+    if (threadIdx.x < PY * PX) {
+        const int iy = threadIdx.x / PX, ix = threadIdx.x % PX;
+        const int y = y0 / 2 - 1 + iy, x = x0 / 2 - 1 + ix;
+        const bool in = (unsigned)y < (unsigned)a.H3 && (unsigned)x < (unsigned)a.W3;
+        float s[CLS], c3[CLS][2][2];
+#pragma unroll
+        for (int k = 0; k < CLS; ++k) {
+            s[k] = 0.0f;
+#pragma unroll
+            for (int dy = 0; dy < 2; ++dy)
+                c3[k][dy][0] = c3[k][dy][1] = 0.0f;
+        }
+        if (in) {
+            const float *pp = a.part + (long long)n * a.psn + y * a.W3 + x;
+            float g[4][CLS];
+#pragma unroll
+            for (int j = 0; j < 4; ++j)
+#pragma unroll
+                for (int k = 0; k < CLS; ++k)
+                    g[j][k] = pp[(long long)(j * CLS + k) * a.psc];
+#pragma unroll
+            for (int k = 0; k < CLS; ++k)
+#pragma unroll
+                for (int dy = 0; dy < 2; ++dy) {
+                    const float2 v = *reinterpret_cast<const float2 *>(at(a.l3c, n, k, 2 * y + dy, 2 * x));
+                    c3[k][dy][0] = v.x;
+                    c3[k][dy][1] = v.y;
+                }
+#pragma unroll
+            for (int k = 0; k < CLS; ++k) {
+                s[k] = (g[0][k] + g[1][k]) + (g[2][k] + g[3][k]);
+                s[k] = s[k] * a.br[k] + a.br[CLS + k];
+            }
+            zero_padding_lanes<CLS>(s, ncls);
+        }
+#pragma unroll
+        for (int o = 0; o < CLS; ++o)
+#pragma unroll
+            for (int dy = 0; dy < 2; ++dy)
+#pragma unroll
+                for (int dx = 0; dx < 2; ++dx) {
+                    float t = 0.0f;
+#pragma unroll
+                    for (int i = 0; i < CLS; ++i)
+                        t = fmaf(s[i], a.wup3[((i * CLS + o) * 2 + dy) * 2 + dx], t);
+                    const float v0 = bn_prelu(c3[o][dy][dx], a.cbr0, 2 * CLS, o);
+                    const float v1 = bn_prelu(t, a.cbr0, 2 * CLS, CLS + o);
+                    const int ly = 2 * iy + dy - 1, lx = 2 * ix + dx - 1;
+                    if ((unsigned)ly < (unsigned)LY && (unsigned)lx < (unsigned)LX) {
+                        tile[o][ly][lx] = in ? v0 : 0.0f;
+                        tile[CLS + o][ly][lx] = in ? v1 : 0.0f;
+                    }
+                }
+    }
+    __syncthreads();
+
+    static_assert(NP == 2, "two pixels per thread: the packed chains");
+    const int lx = threadIdx.x % TX, ly = threadIdx.x / TX;
+    f32x2_t s[CLS];
+#pragma unroll
+    for (int k = 0; k < CLS; ++k)
+        s[k] = f32x2_t{0.0f, 0.0f};
+#pragma unroll 1
+    for (int c = 0; c < 2 * CLS; ++c) {
+#pragma unroll
+        for (int ky = 0; ky < 3; ++ky)
+#pragma unroll
+            for (int kx = 0; kx < 3; ++kx) {
+                const f32x2_t v = {tile[c][ly + ky][lx + kx], tile[c][ly + RP + ky][lx + kx]};
+#pragma unroll
+                for (int k = 0; k < CLS; ++k)
+                    s[k] = fma2(a.wc[((k * 2 * CLS + c) * 3 + ky) * 3 + kx], v, s[k]);
+            }
+    }
+#pragma unroll
+    for (int k = 0; k < CLS; ++k)
+        s[k] = bn_prelu2(s[k], a.bnc, CLS, k);
+    const int x = x0 + lx;
+    const bool ok[NP] = {x < W2 && y0 + ly < H2, x < W2 && y0 + ly + RP < H2};
+#pragma unroll
+    for (int o = 0; o < CLS; ++o) {
+        f32x2_t up[2][2];
+#pragma unroll
+        for (int dy = 0; dy < 2; ++dy)
+#pragma unroll
+            for (int dx = 0; dx < 2; ++dx) {
+                f32x2_t t = {0.0f, 0.0f};
+#pragma unroll
+                for (int i = 0; i < CLS; ++i)
+                    t = fma2(a.wup2[((i * CLS + o) * 2 + dy) * 2 + dx], s[i], t);
+                up[dy][dx] = bn_prelu2(t, a.bnu, CLS, o);
+            }
+#pragma unroll
+        for (int j = 0; j < NP; ++j)
+#pragma unroll
+            for (int dy = 0; dy < 2; ++dy)
+                if (ok[j] && o < ncls)
+                    *reinterpret_cast<float2 *>(at(a.e, n, o, 2 * (y0 + ly + j * RP) + dy, 2 * x)) = make_float2(up[dy][0][j], up[dy][1][j]);
+    }
+}
+
+}
diff --git a/glomeruli_segmentation_amd/csrc/espnet.hip b/glomeruli_segmentation_amd/csrc/espnet.hip
--- a/glomeruli_segmentation_amd/csrc/espnet.hip
+++ b/glomeruli_segmentation_amd/csrc/espnet.hip
@@ -17,6 +17,7 @@
 #include "espnet_config.h"
 #include "forward_plan.h"
 #include "espnet_kernels.h"
+#include "dec_mid.h"
 #include "espnet_weights.h"
 #include "host_copy.h"
 #include "host_pipe.h"
@@ -83,6 +84,7 @@
     }
     int last_n = 0;
     bool b2_lazy = false;
+    bool mid_lazy = false;
 
     bool profile = false;
     struct Ev { hipEvent_t a, b; int k; };
@@ -545,6 +547,34 @@
     return {cur3, lazy_b2};
 }
 
+static void launch_dec1_sums(const Model *m, int n, hipStream_t s)
+{
+    const int H3 = m->o2c.H / 2, W3 = m->o2c.W / 2;
+    Dec1SumsArgs a{};
+    a.part = m->tt.base;
+    a.psn = m->tt.sn;
+    a.psc = H3 * W3;
+    a.br = m->dblob + m->w.br;
+    a.wup = m->dblob + m->w.wup3;
+    a.out = view(m->o2c);
+    a.N = n;
+    a.H3 = H3;
+    a.W3 = W3;
+    a.classes = m->classes;
+    hipLaunchKernelGGL(dec1_sums_kernel<CLS_N>, dim3(blocks_for((long long)n * H3 * W3)), dim3(256), 0, s, a);
+}
+static void launch_dec2_br(const Model *m, int n, hipStream_t s)
+{
+    Dec2Args a{};
+    a.a1 = view(m->l3c);
+    a.o2c = view(m->o2c);
+    a.br = m->dblob + m->w.cbr0;
+    a.t = view(m->tt);
+    a.N = n;
+    a.classes = m->classes;
+    hipLaunchKernelGGL(dec2_br_kernel<CLS_N>, dim3(blocks_for((long long)n * m->tt.H * m->tt.W)), dim3(256), 0, s, a);
+}
+
 template <int CLS>
 static gs_status decode(Model *m, Launcher &L, const ForwardPlan &plan, const ForwardReq &r, const Encoded &enc)
 {
@@ -554,38 +584,30 @@
     const double px1 = (double)H1 * W1, px2 = (double)H2 * W2, px3 = (double)H3 * W3;
     const int ncls = m->classes;
     float *enc_logits = !m->encoder_only ? nullptr : r.logits ? r.logits : m->o2c.base;
-    L.run(K_DEC1, (plan.cls_in_l3 ? 0 : px3 * (256 * ncls * 2)) + px3 * (ncls * ncls * 4 * 2), [&] {
-        if constexpr (CLS == CLS_N) {
-            if (plan.cls_in_l3) {
-                Dec1SumsArgs a{};
-                a.part = m->tt.base;
-                a.psn = m->tt.sn;
-                a.psc = H3 * W3;
-                a.br = wb + m->w.br;
-                a.wup = wb + m->w.wup3;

* * * *

■ Description of the task:
An exact transcript of all the records is the expected result.

■ Result for this task:
+    if (threadIdx.x < PY * PX) {
+        const int iy = threadIdx.x / PX, ix = threadIdx.x % PX;
+        const int y = y0 / 2 - 1 + iy, x = x0 / 2 - 1 + ix;
+        const bool in = (unsigned)y < (unsigned)a.H3 && (unsigned)x < (unsigned)a.W3;
+        float s[CLS], c3[CLS][2][2];
+#pragma unroll
+        for (int k = 0; k < CLS; ++k) {
+            s[k] = 0.0f;
+#pragma unroll
+            for (int dy = 0; dy < 2; ++dy)
+                c3[k][dy][0] = c3[k][dy][1] = 0.0f;
+        }
+        if (in) {
+            const float *pp = a.part + (long long)n * a.psn + y * a.W3 + x;
+            float g[4][CLS];
+#pragma unroll
+            for (int j = 0; j < 4; ++j)
+#pragma unroll
+                for (int k = 0; k < CLS; ++k)
+                    g[j][k] = pp[(long long)(j * CLS + k) * a.psc];
+#pragma unroll
+            for (int k = 0; k < CLS; ++k)
+#pragma unroll
+                for (int dy = 0; dy < 2; ++dy) {
+                    const float2 v = *reinterpret_cast<const float2 *>(at(a.l3c, n, k, 2 * y + dy, 2 * x));
+                    c3[k][dy][0] = v.x;
+                    c3[k][dy][1] = v.y;
+                }
+#pragma unroll
+            for (int k = 0; k < CLS; ++k) {
+                s[k] = (g[0][k] + g[1][k]) + (g[2][k] + g[3][k]);
+                s[k] = s[k] * a.br[k] + a.br[CLS + k];
+            }
+            zero_padding_lanes<CLS>(s, ncls);
+        }
+#pragma unroll
+        for (int o = 0; o < CLS; ++o)
+#pragma unroll
+            for (int dy = 0; dy < 2; ++dy)
+#pragma unroll
+                for (int dx = 0; dx < 2; ++dx) {
+                    float t = 0.0f;
+#pragma unroll
+                    for (int i = 0; i < CLS; ++i)
+                        t = fmaf(s[i], a.wup3[((i * CLS + o) * 2 + dy) * 2 + dx], t);
+                    const float v0 = bn_prelu(c3[o][dy][dx], a.cbr0, 2 * CLS, o);
+                    const float v1 = bn_prelu(t, a.cbr0, 2 * CLS, CLS + o);
+                    const int ly = 2 * iy + dy - 1, lx = 2 * ix + dx - 1;
+                    if ((unsigned)ly < (unsigned)LY && (unsigned)lx < (unsigned)LX) {
+                        tile[o][ly][lx] = in ? v0 : 0.0f;
+                        tile[CLS + o][ly][lx] = in ? v1 : 0.0f;
+                    }
+                }
+    }
+    __syncthreads();
+
+    static_assert(NP == 2, "two pixels per thread: the packed chains");
+    const int lx = threadIdx.x % TX, ly = threadIdx.x / TX;
+    f32x2_t s[CLS];
+#pragma unroll
+    for (int k = 0; k < CLS; ++k)
+        s[k] = f32x2_t{0.0f, 0.0f};
+#pragma unroll 1
+    for (int c = 0; c < 2 * CLS; ++c) {
+#pragma unroll
+        for (int ky = 0; ky < 3; ++ky)
+#pragma unroll
+            for (int kx = 0; kx < 3; ++kx) {
+                const f32x2_t v = {tile[c][ly + ky][lx + kx], tile[c][ly + RP + ky][lx + kx]};
+#pragma unroll
+                for (int k = 0; k < CLS; ++k)
+                    s[k] = fma2(a.wc[((k * 2 * CLS + c) * 3 + ky) * 3 + kx], v, s[k]);
+            }
+    }
+#pragma unroll
+    for (int k = 0; k < CLS; ++k)
+        s[k] = bn_prelu2(s[k], a.bnc, CLS, k);
+    const int x = x0 + lx;
+    const bool ok[NP] = {x < W2 && y0 + ly < H2, x < W2 && y0 + ly + RP < H2};
+#pragma unroll
+    for (int o = 0; o < CLS; ++o) {
+        f32x2_t up[2][2];
+#pragma unroll
+        for (int dy = 0; dy < 2; ++dy)
+#pragma unroll
+            for (int dx = 0; dx < 2; ++dx) {
+                f32x2_t t = {0.0f, 0.0f};
+#pragma unroll
+                for (int i = 0; i < CLS; ++i)
+                    t = fma2(a.wup2[((i * CLS + o) * 2 + dy) * 2 + dx], s[i], t);
+                up[dy][dx] = bn_prelu2(t, a.bnu, CLS, o);
+            }
+#pragma unroll
+        for (int j = 0; j < NP; ++j)
+#pragma unroll
+            for (int dy = 0; dy < 2; ++dy)
+                if (ok[j] && o < ncls)
+                    *reinterpret_cast<float2 *>(at(a.e, n, o, 2 * (y0 + ly + j * RP) + dy, 2 * x)) = make_float2(up[dy][0][j], up[dy][1][j]);
+    }
+}
+
+}
diff --git a/glomeruli_segmentation_amd/csrc/espnet.hip b/glomeruli_segmentation_amd/csrc/espnet.hip
--- a/glomeruli_segmentation_amd/csrc/espnet.hip
+++ b/glomeruli_segmentation_amd/csrc/espnet.hip
@@ -17,6 +17,7 @@
 #include "espnet_config.h"
 #include "forward_plan.h"
 #include "espnet_kernels.h"
+#include "dec_mid.h"
 #include "espnet_weights.h"
 #include "host_copy.h"
 #include "host_pipe.h"
@@ -83,6 +84,7 @@
     }
     int last_n = 0;
     bool b2_lazy = false;
+    bool mid_lazy = false;
 
     bool profile = false;
     struct Ev { hipEvent_t a, b; int k; };
@@ -545,6 +547,34 @@
     return {cur3, lazy_b2};
 }
 
+static void launch_dec1_sums(const Model *m, int n, hipStream_t s)
+{
+    const int H3 = m->o2c.H / 2, W3 = m->o2c.W / 2;
+    Dec1SumsArgs a{};
+    a.part = m->tt.base;
+    a.psn = m->tt.sn;
+    a.psc = H3 * W3;
+    a.br = m->dblob + m->w.br;
+    a.wup = m->dblob + m->w.wup3;
+    a.out = view(m->o2c);
+    a.N = n;
+    a.H3 = H3;
+    a.W3 = W3;
+    a.classes = m->classes;
+    hipLaunchKernelGGL(dec1_sums_kernel<CLS_N>, dim3(blocks_for((long long)n * H3 * W3)), dim3(256), 0, s, a);
+}
+static void launch_dec2_br(const Model *m, int n, hipStream_t s)
+{
+    Dec2Args a{};
+    a.a1 = view(m->l3c);
+    a.o2c = view(m->o2c);
+    a.br = m->dblob + m->w.cbr0;
+    a.t = view(m->tt);
+    a.N = n;
+    a.classes = m->classes;
+    hipLaunchKernelGGL(dec2_br_kernel<CLS_N>, dim3(blocks_for((long long)n * m->tt.H * m->tt.W)), dim3(256), 0, s, a);
+}
+
 template <int CLS>
 static gs_status decode(Model *m, Launcher &L, const ForwardPlan &plan, const ForwardReq &r, const Encoded &enc)
 {
@@ -554,38 +584,30 @@
     const double px1 = (double)H1 * W1, px2 = (double)H2 * W2, px3 = (double)H3 * W3;
     const int ncls = m->classes;
     float *enc_logits = !m->encoder_only ? nullptr : r.logits ? r.logits : m->o2c.base;
-    L.run(K_DEC1, (plan.cls_in_l3 ? 0 : px3 * (256 * ncls * 2)) + px3 * (ncls * ncls * 4 * 2), [&] {
-        if constexpr (CLS == CLS_N) {
-            if (plan.cls_in_l3) {
-                Dec1SumsArgs a{};
-                a.part = m->tt.base;
-                a.psn = m->tt.sn;
-                a.psc = H3 * W3;
-                a.br = wb + m->w.br;
-                a.wup = wb + m->w.wup3;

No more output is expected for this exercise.